Highway Safety Office working to reduce
single-vehicle run-off-road crashes, fatalities

A wide-open stretch of rural roadway may lull drivers into complacency. No jockeying for lane position or suffocating cluster of cars and trucks in sight. It’s just open road and the rhythmic sound of tires gliding over pavement.

Sadly, it’s also when too many motorists die in single-vehicle crashes. They simply run off the road because of excessive speed, distractions or driver impairment, and often roll their vehicles. Many are ejected from these vehicles because they are not wearing seat belts.

ITD’s Office of Highway Safety and the Western Transportation Institute at Montana State University recently began work on an evidence-based, social-marketing campaign meant to reduce single-vehicle run-off-road (ROR) crashes. The effort will employ a science-based process developed by the WTI from more than 20 years of research and outcomes.

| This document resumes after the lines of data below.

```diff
+            if constexpr (NORM) {
+                if (hh > 0 && vr == 1 && jhi == jlo + CHB - 1) {
+                    const unsigned abE = half_base(oct), abO = half_base(oct + 1);
+                    unsigned aSclC;
+                    asm volatile("v_mov_b32 %0, %1" : "=v"(aSclC) : "s"(aScl + (unsigned)(hh & 1) * (CHB * 16)));
+                    const float4* pyC = sty4 + (size_t)(jlo - CHB) * WAVE_ROW_QUADS;
+                    const float4* prC = rho4 + (size_t)(jlo - CHB) * 16;
+#define BWD2_CSTEP(Q, PQ, EX, AB)                                                                                    \
+                    {                                                                                                 \
+                        if ((PQ) == 3) peek_cons();                                                                   \
+                        own_issue_n_off<(8 * (Q) + (PQ)) * 512, (8 * (Q) + (PQ)) * 256, (8 * (Q) + (PQ)) * 16>(aYown, aYpart, aRho, aSclC, yh_j, part_j, rho_j, c0_j); \
+                        S = chain_step(S, 0.f, std::true_type{}, EX, AB, std::integral_constant<int, (7 - (PQ)) * RING_SLOT>{}); \
+                    }
+#define BWD2_COCTET(Q, EX, AB)                                                                                        \
+                    {                                                                                                 \
+                        octet_load_at(pyC + (Q) * 8 * WAVE_ROW_QUADS, prC + (Q) * 8 * 16);                            \
+                        wait_free(oct);                                                                               \
+                        BWD2_CSTEP(Q, 7, EX, AB) BWD2_CSTEP(Q, 6, false, AB) BWD2_CSTEP(Q, 5, false, AB) BWD2_CSTEP(Q, 4, false, AB) \
+                        BWD2_CSTEP(Q, 3, false, AB) BWD2_CSTEP(Q, 2, false, AB) BWD2_CSTEP(Q, 1, false, AB) BWD2_CSTEP(Q, 0, false, AB) \
+                        octet_commit_below(Q);                                                                        \
+                        publish();                                                                                    \
+                    }
+                    BWD2_COCTET(3, proj_ok, abE) BWD2_COCTET(2, false, abO) BWD2_COCTET(1, false, abE) BWD2_COCTET(0, false, abO)
+#undef BWD2_COCTET
+#undef BWD2_CSTEP
+                    if (new_scal) scal_commit((hh >> 1) - 1);
+                    continue;
+                }
+            }
             int j = jhi;
             if (j >= jlo && (j & 7) != 7) {
                 const unsigned ab = half_base(0);
```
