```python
class Humanoid(BaseTask):
    def __init__(self, cfg, sim_params, physics_engine, device_type, device_id, headless):
        self.cfg = cfg
        self.sim_params = sim_params
        self.physics_engine = physics_engine
        self.has_task = getattr(self, "has_task", False)
        self.device_type, self.device_id = device_type, device_id
        self.device = "cpu"
        if device_type == "cuda" or device_type == "GPU":
            self.device = "cuda" + ":" + str(device_id)
        self.load_smpl_configs(cfg)
        self._pd_control = self.cfg["env"]["pdControl"]
        self.power_scale = self.cfg["env"]["powerScale"]
        self.plane_static_friction = self.cfg["env"]["plane"]["staticFriction"]
        self.plane_dynamic_friction = self.cfg["env"]["plane"]["dynamicFriction"]
        self.plane_restitution = self.cfg["env"]["plane"]["restitution"]
# ... 302 lines not shown
        return

    def _refresh_sim_tensors(self):
        self.gym.refresh_dof_state_tensor(self.sim)
        self.gym.refresh_actor_root_state_tensor(self.sim)
        self.gym.refresh_rigid_body_state_tensor(self.sim)
        self.gym.refresh_force_sensor_tensor(self.sim)
        self.gym.refresh_dof_force_tensor(self.sim)
        self.gym.refresh_net_contact_force_tensor(self.sim)
        return

    def pre_physics_step(self, actions):
        self.wait_obs()
        if getattr(self, "_actions_buf", None) is None or self._actions_buf.shape != actions.shape:
            self._actions_buf = torch.empty(actions.shape, dtype=torch.float32, device=self.device)
        if not self._pd_control:
            self._actions_buf.copy_(actions)
            self.actions = self._actions_buf
            forces = self.actions * self.motor_efforts.unsqueeze(0) * self.power_scale
            if not self.gym.set_dof_actuation_force_tensor(self.sim, gymtorch.unwrap_tensor(forces.contiguous())):
                raise RuntimeError("set_dof_actuation_force_tensor failed (simulator not prepared, or a tensor of the wrong shape / dtype)")
            return
        src = actions.to(device=self.device, dtype=torch.float32).contiguous()
        self._post.pd_targets(src, self._pd_action_offset, self._pd_action_scale, self._pd_zero_mask, self._pd_targets,
                              actions_copy=self._actions_buf)
        self.actions = self._actions_buf
        if not self.gym.set_dof_position_target_tensor(self.sim, gymtorch.unwrap_tensor(self._pd_targets)):
            raise RuntimeError("set_dof_position_target_tensor failed (simulator not prepared, or a tensor of the wrong shape / dtype)")
        return

    def _action_to_pd_targets(self, action):
        return self._pd_action_offset + self._pd_action_scale * action

    def _post_mode_step(self):
        return L.POST_ADVANCE | L.POST_OBS | L.POST_REWARD | L.POST_RESET

    _returns_hook = None
    _returns_in_flags = False

    def attach_returns(self, step_struct, before=None):
        self._returns_hook = step_struct
        self._returns_before = before if step_struct is not None else None

    def _launch_post(self, mode, env_ids=None):
        if self._post_bufs is None:
            self._post_bufs = self._make_post_bufs()
            if hasattr(self, "_amp_ring_to_bufs"):
                self._amp_ring_to_bufs()
        if (self._returns_hook is not None and env_ids is None and (mode & L.POST_REWARD) and (mode & L.POST_RESET)
                and not (mode & L.POST_SKIP_DONE)):
            if getattr(self, "_returns_before", None) is not None:
                self._returns_before()
# ... 74 lines not shown
```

The project focuses on developing a communication campaign designed to get drivers to make good driving decisions and not engage in risky driving behaviors that lead to run-off-road crashes.

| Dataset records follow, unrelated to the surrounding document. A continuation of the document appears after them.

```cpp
int launch_conv1x1_latency(const ConvArgs &a, hipStream_t s)
{
    if (!lat_shape(a)) {
        set_error("conv1x1_latency: the layer does not qualify");
        return SHL_MI355X_ENOTSUP;
    }
    LatPoolArgs pl = {};
    return launch_lat(a, pl, s);
}

int launch_conv1x1_pool(const ConvArgs &a, void *pool_out, float si, float zi, float so, float zo, int store_map, hipStream_t s)
{
    if (!conv1x1_pool_fusable(a) || !pool_out) {
        set_error("conv1x1_pool: the pair does not qualify");
        return SHL_MI355X_ENOTSUP;
// ... 8 lines not shown
```

csi-nn2_amd/csrc/conv_gemv.hip:

```cpp
#include <stdlib.h>

#include "common.h"

namespace shl {

constexpr int GEMV_OPW = 4;

template <bool kI8, int OPW>
__global__ __launch_bounds__(256) void conv_gemv_kernel(ConvArgs a)
{
    constexpr int ESIZE = kI8 ? 1 : 2;
    const int lane = threadIdx.x & 63;
    const int wave = __builtin_amdgcn_readfirstlane(threadIdx.x >> 6);
    const int p = blockIdx.y;
    const int oc0 = (blockIdx.x * 4 + wave) * OPW;
    if (oc0 >= a.Co) return;
    const int kb = a.C * ESIZE;
    const char *in = static_cast<const char *>(a.in) + (int64_t)p * kb;
    const char *w = static_cast<const char *>(a.w);
    int32_t acc_i[OPW];
    float acc_f[OPW];
#pragma unroll
    for (int o = 0; o < OPW; ++o) acc_i[o] = 0, acc_f[o] = 0.f;
    for (int off = lane * 16; off < kb; off += 1024) {
        const v4i x = *reinterpret_cast<const v4i *>(in + off);
        v4i wv[OPW];
#pragma unroll
        for (int o = 0; o < OPW; ++o) {
            const int oc = oc0 + o < a.Co ? oc0 + o : a.Co - 1;
            wv[o] = *reinterpret_cast<const v4i *>(w + (int64_t)oc * a.kstride + off);
        }
#pragma unroll
        for (int o = 0; o < OPW; ++o)
#pragma unroll
            for (int d = 0; d < 4; ++d) {
                if constexpr (kI8) {
                    acc_i[o] = __builtin_amdgcn_sdot4(x[d], wv[o][d], acc_i[o], false);
                } else {
                    const uint32_t xu = (uint32_t)x[d], wu = (uint32_t)wv[o][d];
                    acc_f[o] += f16_bits_to_float((uint16_t)(xu & 0xffffu)) * f16_bits_to_float((uint16_t)(wu & 0xffffu));
                    acc_f[o] += f16_bits_to_float((uint16_t)(xu >> 16)) * f16_bits_to_float((uint16_t)(wu >> 16));
                }
            }
    }
#pragma unroll
    for (int o = 0; o < OPW; ++o)
#pragma unroll
        for (int s = 32; s >= 1; s >>= 1) {
            if constexpr (kI8)
                acc_i[o] += __shfl_xor(acc_i[o], s, 64);
            else
                acc_f[o] += __shfl_xor(acc_f[o], s, 64);
        }
    if (lane < OPW && oc0 + lane < a.Co) {
        const int oc = oc0 + lane;
        int32_t S = acc_i[0];
        float F = acc_f[0];
#pragma unroll
        for (int o = 1; o < OPW; ++o) S = lane == o ? acc_i[o] : S, F = lane == o ? acc_f[o] : F;
        if constexpr (kI8) {
            static_cast<int8_t *>(a.out)[(int64_t)p * a.Co + oc] =
                (int8_t)requant_i8_fast(S + a.acc_init[oc], a.mult[oc], a.bias[oc], a);
        } else {
            static_cast<uint16_t *>(a.out)[(int64_t)p * a.Co + oc] = finish_f16(F, a.bias[oc], a);
        }
    }
}

constexpr int PG_WAVES = 16;
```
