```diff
@@ -171,7 +182,7 @@
     const dim3 grid((unsigned)c->n_htiles32, (unsigned)hankel_row_blocks(c));
 #define HT_LAUNCH(CT, SUBF)                                                                                                  \
     hipLaunchKernelGGL((k_hankel_tile<CT, SUBF>), grid, dim3(HT_THREADS), 0, c->stream, reinterpret_cast<const double*>(in), \
-                       reinterpret_cast<double*>(out), (const double*)c->d_W, (const HankelTile32*)c->d_htiles32, c->N,      \
+                       reinterpret_cast<double*>(out), (const double*)c->d_Wf, (const HankelTile32*)c->d_htiles32, c->N,      \
                        c->Np, c->L, c->B, c->cfg.hankel_trapz ? 1 : 0, inverse ? c->inv_scale : c->fwd_scale,                \
                        inverse ? +1 : -1, reinterpret_cast<const double*>(in_sub), sub_mask)
     if (in_sub != nullptr) {
diff --git a/xframe_amd/csrc/mtip_api.hip b/xframe_amd/csrc/mtip_api.hip
--- a/xframe_amd/csrc/mtip_api.hip
+++ b/xframe_amd/csrc/mtip_api.hip
@@ -150,6 +150,7 @@
     A(dev_alloc(c, &c->d_r, N));
     A(dev_alloc(c, &c->d_q, N));
     A(dev_alloc(c, &c->d_W, (size_t)(L + 1) * c->Np * N));
+    A(dev_alloc(c, &c->d_Wf, hankel_wf_doubles(c)));
     c->kl.assign(L + 1, 0);
     c->used.assign(L + 1, 0);
     c->active.assign(L + 1, 0);
@@ -286,6 +287,7 @@
     if (!w_raw) FAIL(c, MTIP_EINVAL, "null weights");
     (void)hipSetDevice(c->device);
     MTIP_HIP_CHECK(c, mtip_copy(c, c->d_W, w_raw, (size_t)(c->L + 1) * c->Np * c->N * sizeof(double), hipMemcpyHostToDevice));
+    if (upload_hankel_fragments(c, w_raw) != MTIP_OK) FAIL(c, MTIP_EHIP, "upload of the fragment-ordered Hankel weights failed");
     c->fwd_scale = fwd_scale;
     c->inv_scale = inv_scale;
     c->have_weights = true;
diff --git a/xframe_amd/csrc/mtip_internal.h b/xframe_amd/csrc/mtip_internal.h
--- a/xframe_amd/csrc/mtip_internal.h
+++ b/xframe_amd/csrc/mtip_internal.h
@@ -273,6 +273,7 @@
     DevBuf<double2> d_twN;
     DevBuf<double2> d_tw;
     DevBuf<double> d_W;
+    DevBuf<double> d_Wf;
     int n_cu = 256;
     JacobiSchedule js;
     uint32_t im_which = 0;
@@ -376,6 +377,8 @@
 int build_jacobi_schedule(mtip_ctx* c, int kmax);
 int jacobi_groups(int k);
 int build_hankel_tiles(mtip_ctx* c);
+size_t hankel_wf_doubles(const mtip_ctx* c);
+int upload_hankel_fragments(mtip_ctx* c, const double* w_raw);
 int hankel_row_blocks(const mtip_ctx* c);
 int launch_invariant_metrics(mtip_ctx* c, const double2* Ilm, long long step);
 int launch_reciprocal_l2_metric(mtip_ctx* c, const double2* F, const double2* Fp, long long step);
```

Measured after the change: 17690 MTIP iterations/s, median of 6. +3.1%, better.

“Early indications from WTI suggest that his may be ground-breaking work,” Highway Safety Manager Brent Jennings said. “It does not appear that others have embarked upon this journey, so the rest of the country will be interested in the results of this research project.”

Last year, single vehicle crashes represented only about one-third of all Idaho crashes, but accounted for nearly two-thirds of all fatal crashes in the state. Of the 111 fatal single-vehicle crashes ITD reported for 2010, 95 (86 percent) occurred on rural roadways.